Example models for your situation:

# Hold common fields/properties
class Item(models.Model):
    type = ...
    price = ...
    weight = ...
    width = ...
    height = ...
    ...

# Below are example classes which will inherit all properties from Item
class CPU(Item):
    frequency = ...
    core_count = ...
    socket = ...

class Smartphone(Item):
    os = ...
    display_size = ...
    cpu = models.ForeignKey(CPU, ...)  # Example linking between items.

Note that each “concrete” item consists of two database rows: the common table and in the “concrete” table. The two tables are joined by a one to one field in the “concrete” table (Django adds this field for you, but you can redefine it, if you want).

Example methods of retrieving items from database:

# Get all "base" items without touching type tables
Item.objects.all()

# Get all items along with their child properties. This is rather ugly and expensive.
Item.objects.select_related('cpu', 'smarthphone', ...).all()

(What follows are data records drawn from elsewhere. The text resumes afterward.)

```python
c_l = ctypes.c_long
DEBUG_SIGNATURES = {
    "dh_dbg_gemm": (c_i, [c_i, c_p, c_l, c_p, c_i, c_i, c_i, c_i, c_i, c_i, c_i, c_i, c_i, c_i, c_i, c_p, c_p, c_i, c_i,
                          c_p, c_l, c_p, c_l, c_i, c_p, c_sz, c_p]),
    "dh_dbg_gemm_groupnorm": (c_i, [c_i, c_p, c_l, c_p, c_i, c_i, c_i, c_i, c_i, c_i, c_i, c_p, c_p, c_p, c_sz, c_i, c_i, c_p, c_p, c_f, c_i,
                                    c_p, c_p, c_p, ctypes.POINTER(c_i), c_p]),
    "dh_dbg_gemm_groupnorm_bwd": (c_i, [c_i, c_p, c_l, c_p, c_i, c_i, c_i, c_i, c_i, c_i, c_i, c_p, c_p, c_sz, c_i, c_i, c_p, c_p, c_p, c_p, c_i,
                                        c_p, c_p, ctypes.POINTER(c_i), c_p]),
    "dh_dbg_gemm_groupnorm_res": (c_i, [c_i, c_p, c_l, c_p, c_i, c_i, c_i, c_i, c_i, c_i, c_i, c_p, c_p, c_l, c_p, c_p, c_sz, c_i, c_i, c_p, c_p,
                                    c_f, c_i, c_p, c_p, c_p, ctypes.POINTER(c_i), c_p]),
    "dh_dbg_gemm_groupnorm_bwd_res": (c_i, [c_i, c_p, c_l, c_p, c_i, c_i, c_i, c_i, c_i, c_i, c_i, c_p, c_l, c_p, c_p, c_sz, c_i, c_i, c_p, c_p, c_p,
                                        c_p, c_i, c_p, c_p, ctypes.POINTER(c_i), c_p]),
    "dh_dbg_concat_groupnorm": (c_i, [c_i, c_p, c_i, c_p, c_i, c_p, c_i, c_i, c_i, c_p, c_p, c_f, c_i, c_p, c_p, c_p, c_p]),
    "dh_dbg_gemm_last_tile": (c_i, [ctypes.POINTER(c_i)]),
    "dh_dbg_unet_concat_ops": (c_i, [ctypes.POINTER(UNetConfig), ctypes.POINTER(c_i), c_i, ctypes.POINTER(c_i)]),
    "dh_dbg_gemm_lnfold": (c_i, [c_i, c_p, c_l, c_p, c_i, c_i, c_i, c_p, c_p, c_p, c_f, c_p, c_l, c_p]),
    "dh_dbg_gemm_glu": (c_i, [c_i, c_i, c_p, c_l, c_p, c_i, c_i, c_i, c_p, c_p, c_p, c_p, c_p, c_p]),
    "dh_dbg_gemm_family": (c_i, [c_i]),
    "dh_dbg_gemm_stage": (c_i, [c_i]),
    "dh_dbg_gemm_pp_variant": (c_i, [c_i, c_p]),
    "dh_dbg_gemm_pp_ablate": (c_i, [c_i]),
    "dh_dbg_gemm_pp_persist": (c_i, [c_i]),
    "dh_dbg_gemm_pp_glu": (c_i, [c_i]),
    "dh_dbg_gemm_pp_plan": (c_i, [c_i, c_i, c_i, c_i, c_i, c_i, c_sz, ctypes.POINTER(c_i), ctypes.POINTER(c_i), ctypes.POINTER(c_i)]),
    "dh_dbg_touch_tiled": (c_i, [c_sz, c_p]),
    "dh_dbg_groupnorm": (c_i, [c_i, c_p, c_p, c_p, c_p, c_p, c_p, c_p, c_p, c_i, c_i, c_i, c_i, c_f, c_i, c_i, c_p]),
    "dh_dbg_layernorm": (c_i, [c_i, c_p, c_p, c_p, c_p, c_p, c_p, c_p, c_p, c_i, c_i, c_f, c_p]),
    "dh_dbg_geglu": (c_i, [c_i, c_p, c_p, c_p, c_p, c_i, c_i, c_p]),
    "dh_dbg_attention": (c_i, [c_i, c_p, c_l, c_p, c_p, c_l, c_p, c_l, c_p, c_p, c_p, c_p, c_p, c_p, c_i, c_i, c_i, c_i, c_p]),
    "dh_dbg_attention_bwd_pair": (c_i, [c_i, c_p, c_l, c_p, c_p, c_l, c_p, c_l, c_p, c_p, c_p, c_p, c_p, c_p, c_i, c_i, c_i, c_i, c_p, c_p]),
    "dh_dbg_pool2x2": (c_i, [c_i, c_p, c_p, c_i, c_i, c_i, c_i, c_i, c_p]),
    "dh_dbg_ellipse_offsets": (c_i, [c_i, ctypes.POINTER(ctypes.c_int32), c_i, ctypes.POINTER(c_i)]),
    "dh_dbg_lane_ops": (c_i, [c_p, c_p, c_p, c_p]),
}


def lib():
    global _LIB
    if _LIB is None:
        if not os.path.exists(LIB_PATH):
            raise RuntimeError(
                f"native HIP library not found at {LIB_PATH}; build it with "
                "`python -c 'import __graft_entry__ as g; g.build()'` (there is no CPU fallback)")
        handle = ctypes.CDLL(LIB_PATH)
        missing = []
        for name, (res, args) in list(SIGNATURES.items()) + list(DEBUG_SIGNATURES.items()):
            try:
                fn = getattr(handle, name)
            except AttributeError:
                missing.append(name)
                continue
            fn.restype = res
            fn.argtypes = args
        handle.dh_missing_symbols = missing
        for env, fn in (("DH_GEMM_FAMILY", "dh_dbg_gemm_family"), ("DH_PP_GLU", "dh_dbg_gemm_pp_glu"),
                        ("DH_PP_PERSIST", "dh_dbg_gemm_pp_persist"), ("DH_GEMM_STAGE", "dh_dbg_gemm_stage")):
            if os.environ.get(env) and fn not in missing:
                getattr(handle, fn)(int(os.environ[env]))
        _LIB = handle
    return _LIB


def check(rc, what=""):
    if rc != 0:
        raise RuntimeError(f"{what} failed ({rc}): {lib().dh_last_error().decode()}")


def require_gpu(t=None):
    if not torch.cuda.is_available():
        raise RuntimeError("diffusionhandles_amd needs a HIP device (MI355X); there is no CPU fallback")
    if t is not None and not t.is_cuda:
        raise RuntimeError("expected a device tensor")


def ptr(t):
    return c_p(t.data_ptr()) if t is not None else c_p(0)


def stream_ptr():
    return c_p(torch.cuda.current_stream().cuda_stream)


DTYPE_CODE = {torch.float16: 0, torch.bfloat16: 1, torch.float32: 2}
CODE_DTYPE = {v: k for k, v in DTYPE_CODE.items()}
```

### diffusionhandles_amd/csrc/gemm.hip

```cpp
#include <stdlib.h>

#include <vector>

#include <hip/hip_ext.h>

#include "gemm_k.h"

namespace dh {

struct GemmProf {
  bool on = false;
  std::vector<hipEvent_t> ev;
  size_t used = 0;
  double flops = 0;
  double bytes = 0;
  hipEvent_t e0 = nullptr, e1 = nullptr;
};
static GemmProf g_prof;
static int g_buf_stage = 1;
static int g_pp_force = 0;
struct GemmTileReport {
  int bm, bn, kg, stages, mw, splits, pp, gn_epi, reduce_gn;
};
static thread_local GemmTileReport g_last_tile;
#ifdef DH_TUNING
static unsigned long long* g_gemm_ts = nullptr;
#endif
bool gemm_profiling_on() { return g_prof.on; }

constexpr int BK = 64;
#ifdef DH_EXP_SETPRIO
#define DH_PRIO(x) __builtin_amdgcn_s_setprio(x)
#else
#define DH_PRIO(x) do { } while (0)
#endif


template <class T>
__device__ __forceinline__ uint2 epilogue_pack(const GemmK& p, int m, int n, float v0, float v1, float v2, float v3,
                                               bool have_r, uint2 rpre, bool have_b, float4 bpre) {
  float v[4] = {v0, v1, v2, v3};
  if (p.bias) {
    float4 b = bpre;
    if (!have_b) b = *reinterpret_cast<const float4*>(p.bias + n);
    v[0] += b.x; v[1] += b.y; v[2] += b.z; v[3] += b.w;
  }
  if (p.rowvec) {
    const float4 b = *reinterpret_cast<const float4*>(p.rowvec + (size_t)div_small(m, p.inv_rows_per_batch) * p.rowvec_ld + n);
    v[0] += b.x; v[1] += b.y; v[2] += b.z; v[3] += b.w;
  }
  if (p.act_silu) {
#pragma unroll
    for (int i = 0; i < 4; ++i) v[i] = v[i] / (1.f + __expf(-v[i]));
  }
  typedef T T4 __attribute__((ext_vector_type(4)));
  if (p.R) {
    const T* r = reinterpret_cast<const T*>(p.R) + (size_t)m * p.ldr + n;
    uint2 raw = rpre;
    if (!have_r) raw = *reinterpret_cast<const uint2*>(r);
    const T4 rv = __builtin_bit_cast(T4, raw);
#pragma unroll
    for (int i = 0; i < 4; ++i) v[i] += to_f32<T>(rv[i]);
  }
  T4 o;
#pragma unroll
  for (int i = 0; i < 4; ++i) o[i] = from_f32<T>(v[i]);
  return __builtin_bit_cast(uint2, o);
}
template <class T>
__device__ __forceinline__ void epilogue_store(const GemmK& p, int m, int n, float v0, float v1, float v2, float v3,
                                               bool have_r = false, uint2 rpre = make_uint2(0, 0), bool have_b = false,
                                               float4 bpre = make_float4(0.f, 0.f, 0.f, 0.f)) {
  *reinterpret_cast<uint2*>(reinterpret_cast<T*>(p.C) + (size_t)m * p.ldc + n) =
      epilogue_pack<T>(p, m, n, v0, v1, v2, v3, have_r, rpre, have_b, bpre);
}

template <class T>
__device__ __forceinline__ float epilogue_scalar(const GemmK& p, int m, int n, float v) {
  if (p.bias) v += p.bias[n];
  if (p.rowvec) v += p.rowvec[(size_t)div_small(m, p.inv_rows_per_batch) * p.rowvec_ld + n];
  if (p.act_silu) v = v / (1.f + __expf(-v));
  if (p.R) v += to_f32<T>(reinterpret_cast<const T*>(p.R)[(size_t)m * p.ldr + n]);
  return to_f32<T>(from_f32<T>(v));
}

__device__ uint4 g_zero_page[8];

__device__ __forceinline__ void dma16(const void* gsrc, unsigned lds_dst) {
  unsigned keep;
  asm volatile("s_mov_b32 %0, m0\n\ts_mov_b32 m0, %2\n\ts_nop 0\n\tglobal_load_lds_dwordx4 %1, off\n\ts_mov_b32 m0, %0"
               : "=&s"(keep) : "v"(gsrc), "s"(lds_dst) : "memory");
}

__device__ __forceinline__ void dma16_nt(const void* gsrc, unsigned lds_dst) {
  unsigned keep;
  asm volatile("s_mov_b32 %0, m0\n\ts_mov_b32 m0, %2\n\ts_nop 0\n\tglobal_load_lds_dwordx4 %1, off nt\n\ts_mov_b32 m0, %0"
               : "=&s"(keep) : "v"(gsrc), "s"(lds_dst) : "memory");
}

typedef int buf_v4i __attribute__((ext_vector_type(4)));
__device__ __forceinline__ void buf_dma16(unsigned voff, buf_v4i rsrc, unsigned soff, unsigned lds_dst) {
  unsigned tmp;
  soff = __builtin_amdgcn_readfirstlane(soff);
  lds_dst = __builtin_amdgcn_readfirstlane(lds_dst);
  asm volatile("s_mov_b32 m0, %4\n\ts_mov_b32 %0, %3\n\tbuffer_load_dwordx4 %1, %2, %0 offen lds"
// ... 907 lines not shown
    }
    if (p.act_silu) {
#pragma unroll
      for (int i = 0; i < 8; ++i) v[i] = v[i] / (1.f + __expf(-v[i]));
    }
    if (p.R) {
      const uint4 raw = *reinterpret_cast<const uint4*>(reinterpret_cast<const T*>(p.R) + (size_t)m * p.ldr + n);
      const T* rv = reinterpret_cast<const T*>(&raw);
#pragma unroll
      for (int i = 0; i < 8; ++i) v[i] += to_f32<T>(rv[i]);
    }
    T o[8];
    if (!BWD) {
#pragma unroll
      for (int i = 0; i < 8; ++i) { o[i] = from_f32<T>(v[i]); f[i] = to_f32<T>(o[i]); }
    } else {
      const uint4 rawx = *reinterpret_cast<const uint4*>(reinterpret_cast<const T*>(p.gnb_x) + (size_t)m * p.gnb_ldx + n);
      const T* xv = reinterpret_cast<const T*>(&rawx);
#pragma unroll
      for (int i = 0; i < 8; ++i) {
        o[i] = from_f32<T>(v[i]);
        const float xh = (to_f32<T>(xv[i]) - mu[i]) * rs[i];
        float d = to_f32<T>(o[i]);
        if (p.gnb_silu) d *= silu_grad(xh * gm[i] + bt[i]);
        d *= gm[i];
        av[i] += d; qv[i] += d * xh;
      }
    }
    *reinterpret_cast<uint4*>(reinterpret_cast<T*>(p.C) + (size_t)m * p.ldc + n) = *reinterpret_cast<uint4*>(o);
  };
  auto acc = [&](const float* f) {
#pragma unroll
    for (int i = 0; i < 8; ++i) { const float d = f[i] - pv[i]; av[i] += d; qv[i] += d * d; }
  };
  float f[8];
  if (BWD) {
    if (live)
      for (int r = r0 + rr; r < r1; r += RP) row(r, f);
  } else {
    const bool first = live && r0 + rr < r1;
    if (first) row(r0 + rr, f);
    if (first && rr == 0) {
#pragma unroll
      for (int i = 0; i < 8; ++i)
        if (ch * 8 + i == gi[i] * cpg) sm_piv[gi[i]] = f[i];
    }
    __syncthreads();
#pragma unroll
    for (int i = 0; i < 8; ++i) pv[i] = g0 + gi[i] < G ? sm_piv[gi[i]] : 0.f;
    if (first) {
      acc(f);
      for (int r = r0 + rr + RP; r < r1; r += RP) { row(r, f); acc(f); }
    }
  }
  if (live) {
#pragma unroll
    for (int i = 0; i < 8; ++i)
#pragma unroll
      for (int gl = 0; gl < GN_GB; ++gl) {
        ga[gl] += gi[i] == gl ? av[i] : 0.f;
        gq[gl] += gi[i] == gl ? qv[i] : 0.f;
      }
  }
#pragma unroll
  for (int gl = 0; gl < GN_GB; ++gl) { ga[gl] = wave_sum(ga[gl]); gq[gl] = wave_sum(gq[gl]); }
  if ((threadIdx.x & 63) == 0) {
#pragma unroll
    for (int gl = 0; gl < GN_GB; ++gl) { sm_red[threadIdx.x >> 6][2 * gl] = ga[gl]; sm_red[threadIdx.x >> 6][2 * gl + 1] = gq[gl]; }
  }
  __syncthreads();
  if ((int)threadIdx.x < GN_GB && g0 + (int)threadIdx.x < G) {
    const int gl = threadIdx.x, g = g0 + gl;
    float sa = 0.f, sq = 0.f;
    for (int w = 0; w < 4; ++w) { sa += sm_red[w][2 * gl]; sq += sm_red[w][2 * gl + 1]; }
    if (BWD) {
      p.gn_part[((size_t)(b * G + g) * S + s) * 2] = sa;
      p.gn_part[((size_t)(b * G + g) * S + s) * 2 + 1] = sq;
    } else {
      const float cnt = (float)(r1 - r0) * (float)cpg;
      float* o = p.gn_part + ((size_t)(b * G + g) * 3) * S + s;
      o[0] = cnt; o[S] = sm_piv[gl] + sa / cnt; o[2 * S] = sq - sa * sa / cnt;
    }
  }
}

#define DH_GEMM_LAUNCH(KERNEL)                                                                              \
  do {                                                                                                      \
    if (g_prof.e0) hipExtLaunchKernelGGL(KERNEL, grid, dim3(TH), 0, st, g_prof.e0, g_prof.e1, 0, k);        \
    else hipLaunchKernelGGL(KERNEL, grid, dim3(TH), 0, st, k);                                              \
  } while (0)
template <class T, int BM, int BN, int ST, int WG, int KG, int MW, bool BUF>
static void launch_tile_b(int gm, bool lnf, dim3 grid, hipStream_t st, const GemmK& k, int glu) {
  constexpr int TH = 256 * WG * KG * MW;
  constexpr bool GLUOK = WG == 1 && KG == 1 && ((BM == 256 && BN == 128 && MW == 2) || (BM == 128 && BN == 128 && MW == 2 && ST == 4) || (BM == 64 && BN == 64));
  if constexpr (GLUOK) {
    if (glu == 1 && lnf) { DH_GEMM_LAUNCH((k_gemm_dma<T, BM, BN, ST, GM_DENSE, 0, WG, KG, MW, true, 1, BUF>)); return; }
    if (glu == 1) { DH_GEMM_LAUNCH((k_gemm_dma<T, BM, BN, ST, GM_DENSE, 0, WG, KG, MW, false, 1, BUF>)); return; }
    if (glu == 2) { DH_GEMM_LAUNCH((k_gemm_dma<T, BM, BN, ST, GM_DENSE, 0, WG, KG, MW, false, 2, BUF>)); return; }
  }
  if (gm == GM_DENSE) {
    if constexpr (WG == 1 && BN != 320 && BN != 160) {
      if (lnf) { DH_GEMM_LAUNCH((k_gemm_dma<T, BM, BN, ST, GM_DENSE, 0, WG, KG, MW, true, 0, BUF>)); return; }
    }
    DH_GEMM_LAUNCH((k_gemm_dma<T, BM, BN, ST, GM_DENSE, 0, WG, KG, MW, false, 0, BUF>));
  } else if (gm == GM_CONV_S1) {
    DH_GEMM_LAUNCH((k_gemm_dma<T, BM, BN, ST, GM_CONV_S1, 0, WG, KG, MW, false, 0, BUF>));
  } else {
    DH_GEMM_LAUNCH((k_gemm_dma<T, BM, BN, ST, GM_GENERIC, 0, WG, KG, MW>));
  }
}
template <class T, int BM, int BN, int ST, int WG, int KG, int MW>
static void launch_tile(int gm, bool lnf, dim3 grid, hipStream_t st, const GemmK& k, int glu = 0) {
  g_last_tile.bm = BM; g_last_tile.bn = BN; g_last_tile.kg = KG; g_last_tile.stages = ST; g_last_tile.mw = MW;
  if (k.pp_a_bytes != 0 && gm != GM_GENERIC) launch_tile_b<T, BM, BN, ST, WG, KG, MW, true>(gm, lnf, grid, st, k, glu);
  else launch_tile_b<T, BM, BN, ST, WG, KG, MW, false>(gm, lnf, grid, st, k, glu);
}
#undef DH_GEMM_LAUNCH

#ifdef DH_TUNING
#define DH_KNOB(name, env, dflt) static const int name = getenv(env) ? atoi(getenv(env)) : (dflt)
#else
#define DH_KNOB(name, env, dflt) constexpr int name = (dflt)
#endif
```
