#ifdef STAMPS
__device__ unsigned long long g_hstamp[8 * 16384];
__device__ unsigned long long g_lstamp[8 * 16384];
__device__ __forceinline__ unsigned long long hstamp_real() {
  unsigned long long t;
  __builtin_amdgcn_sched_barrier(0);
  asm volatile("s_memrealtime %0\n\ts_waitcnt lgkmcnt(0)" : "=s"(t)::"memory");
  __builtin_amdgcn_sched_barrier(0);
  return t;
}
__device__ __forceinline__ unsigned long long hstamp_now() {
  unsigned long long t;
  __builtin_amdgcn_sched_barrier(0);
  asm volatile("s_memtime %0\n\ts_waitcnt lgkmcnt(0)" : "=s"(t)::"memory");
  __builtin_amdgcn_sched_barrier(0);
  return t;
}
#endif

constexpr int gcd_c(int a, int b) { return b == 0 ? a : gcd_c(b, a % b); }
__host__ __device__ inline int halo_nkp(int nk, int U, int T, bool multi) {
  const int l = multi ? U / gcd_c(U, T) * T : U;
  return cdiv(nk, l) * l;
}
template <int KH, int KW, int BNT, int PREC, bool ENC>
constexpr int halo_norm_bytes(int LDS_B, int LDS_A, int D) {
  return (ENC && KH == 3 && KW == 3 && D == 3) ? ((HALO_LDS - LDS_B - LDS_A) & ~1023) : 0;
}

template <int KH, int KW, int BNT, int PREC, bool ENC = false, int TH = HTH, bool MT = false, int NL = 4, int KS = 1>
__device__ __forceinline__ void halo_body(const HaloArgs* args, int prob, int nt, int st0, int ntl_arg, char* smem) {
  constexpr bool X3 = PREC == RAFT_PREC_F16X3;
  constexpr bool BF = PREC == RAFT_PREC_BF16;
  using C = HaloCfg<KH, KW, BNT, X3 ? 128 : 64, TH>;
  constexpr int T = C::T, U = C::U, D = C::D, PW = C::PW, NPIX = C::NPIX, PI = C::PI, PA = C::PA, SB = C::SB;
  constexpr int DW = C::DW;
  constexpr int WROW = X3 ? 128 : 64;
  constexpr int QPR = WROW / 16;
  constexpr int RPP = 1024 / WROW;
  constexpr int NBI = BNT / RPP;
  constexpr int NWP = U * NBI / NL;
#ifndef HALO_KSW
#define HALO_KSW 0
#endif
  constexpr bool KSW = KS > 1 && HALO_KSW;
  constexpr int NWPC = KSW ? U * NBI / (4 * KS) : 1;
  constexpr int LNWP = KSW ? 0 : NWP;
  constexpr int WN = BNT == 128 ? 2 : 1;
  constexpr int WVM = 4 / WN;
  constexpr int MF = TH / 2 / WVM;
  constexpr int WCOL = BNT / WN;
  constexpr int NSUB = WCOL / 32;
  constexpr bool SC = X3 && TH == HTH_BIG;
  static_assert(MF >= 1 && MF * WVM * 2 == TH, "tile rows");
  static_assert(!(X3 && MF > 1) || SC, "f16x3 2 x 2 blocks need the one-accumulator (scaled) form");
  static_assert(!ENC || WN == 1, "the InstanceNorm partials are per 32-pixel block of all columns");

#ifndef HALO_NOLSPLIT
#define HALO_NOLSPLIT 0
#endif
  constexpr bool LSPLIT = T > 1 && D == 3 && !(HALO_NOLSPLIT && !ENC);
#ifndef HALO_SGB
#define HALO_SGB 1
#endif
  constexpr int SGB = (ENC && NL == 8) ? 0 : HALO_SGB;
#ifndef HALO_RELAX
#define HALO_RELAX 1
#endif
  constexpr int NRD1 = NSUB * 2 * (X3 ? 2 : 1) + MF * 2 * (X3 ? 2 : 1);
  constexpr bool RELAX = HALO_RELAX && SGB > 0 && LSPLIT && !MT && patch_slots(T, U, D, 1) == PA && NRD1 <= 15;
  static_assert(D >= 2 && C::LDS_B + C::LDS_A <= C::LB, "LDS budget");
  static_assert(KS == 1 || (KS == 2 && !MT && !ENC && LSPLIT && SGB > 0 && MF == 1 && NSUB <= 2 && (NL == 4 || NL == 8) &&
                            SB % 2 == 0 && 8 * 4096 <= C::LDS_B + C::LDS_A && (DW == D || !KSW) && NBI % NWPC == 0 &&
                            NWPC >= 1),
                "the K-split form: one tile of 32 x 64 blocks on the pre-split path, 4 loaders");
  static_assert(NWP >= 1 && NBI % NWP == 0, "a wave's weight pieces lie in one K-step");
  static_assert(U % 2 == 0 && (T == 1 || T >= U), "fragment parity; at most one chunk start per load set");
  constexpr int NORM_BYTES = halo_norm_bytes<KH, KW, BNT, PREC, ENC>(C::LDS_B, C::LDS_A, D);
  static_assert(NORM_BYTES == 0 || NORM_BYTES >= 256 * 8, "room for one image's norm table");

# Gets smartphones, uses a join to retrieve data from two tables.
# I don't remeber if the `select_related` is required here.
Smartphone.objects.select_related('item').all()  

# When type of the item is only know at runtime, you can query like this (requires additional table column for storing type):
Item.objects.filter(type='smartphone')
# Or alternatively finding out which type class you want.

Advantages:

  1. Class definitions look clean and simple.
  2. Very close to optimal database structure.
  3. One db query can retrieve items of various types.

Disadvantages:

  1. Excessive joins when retrieving objects with full data.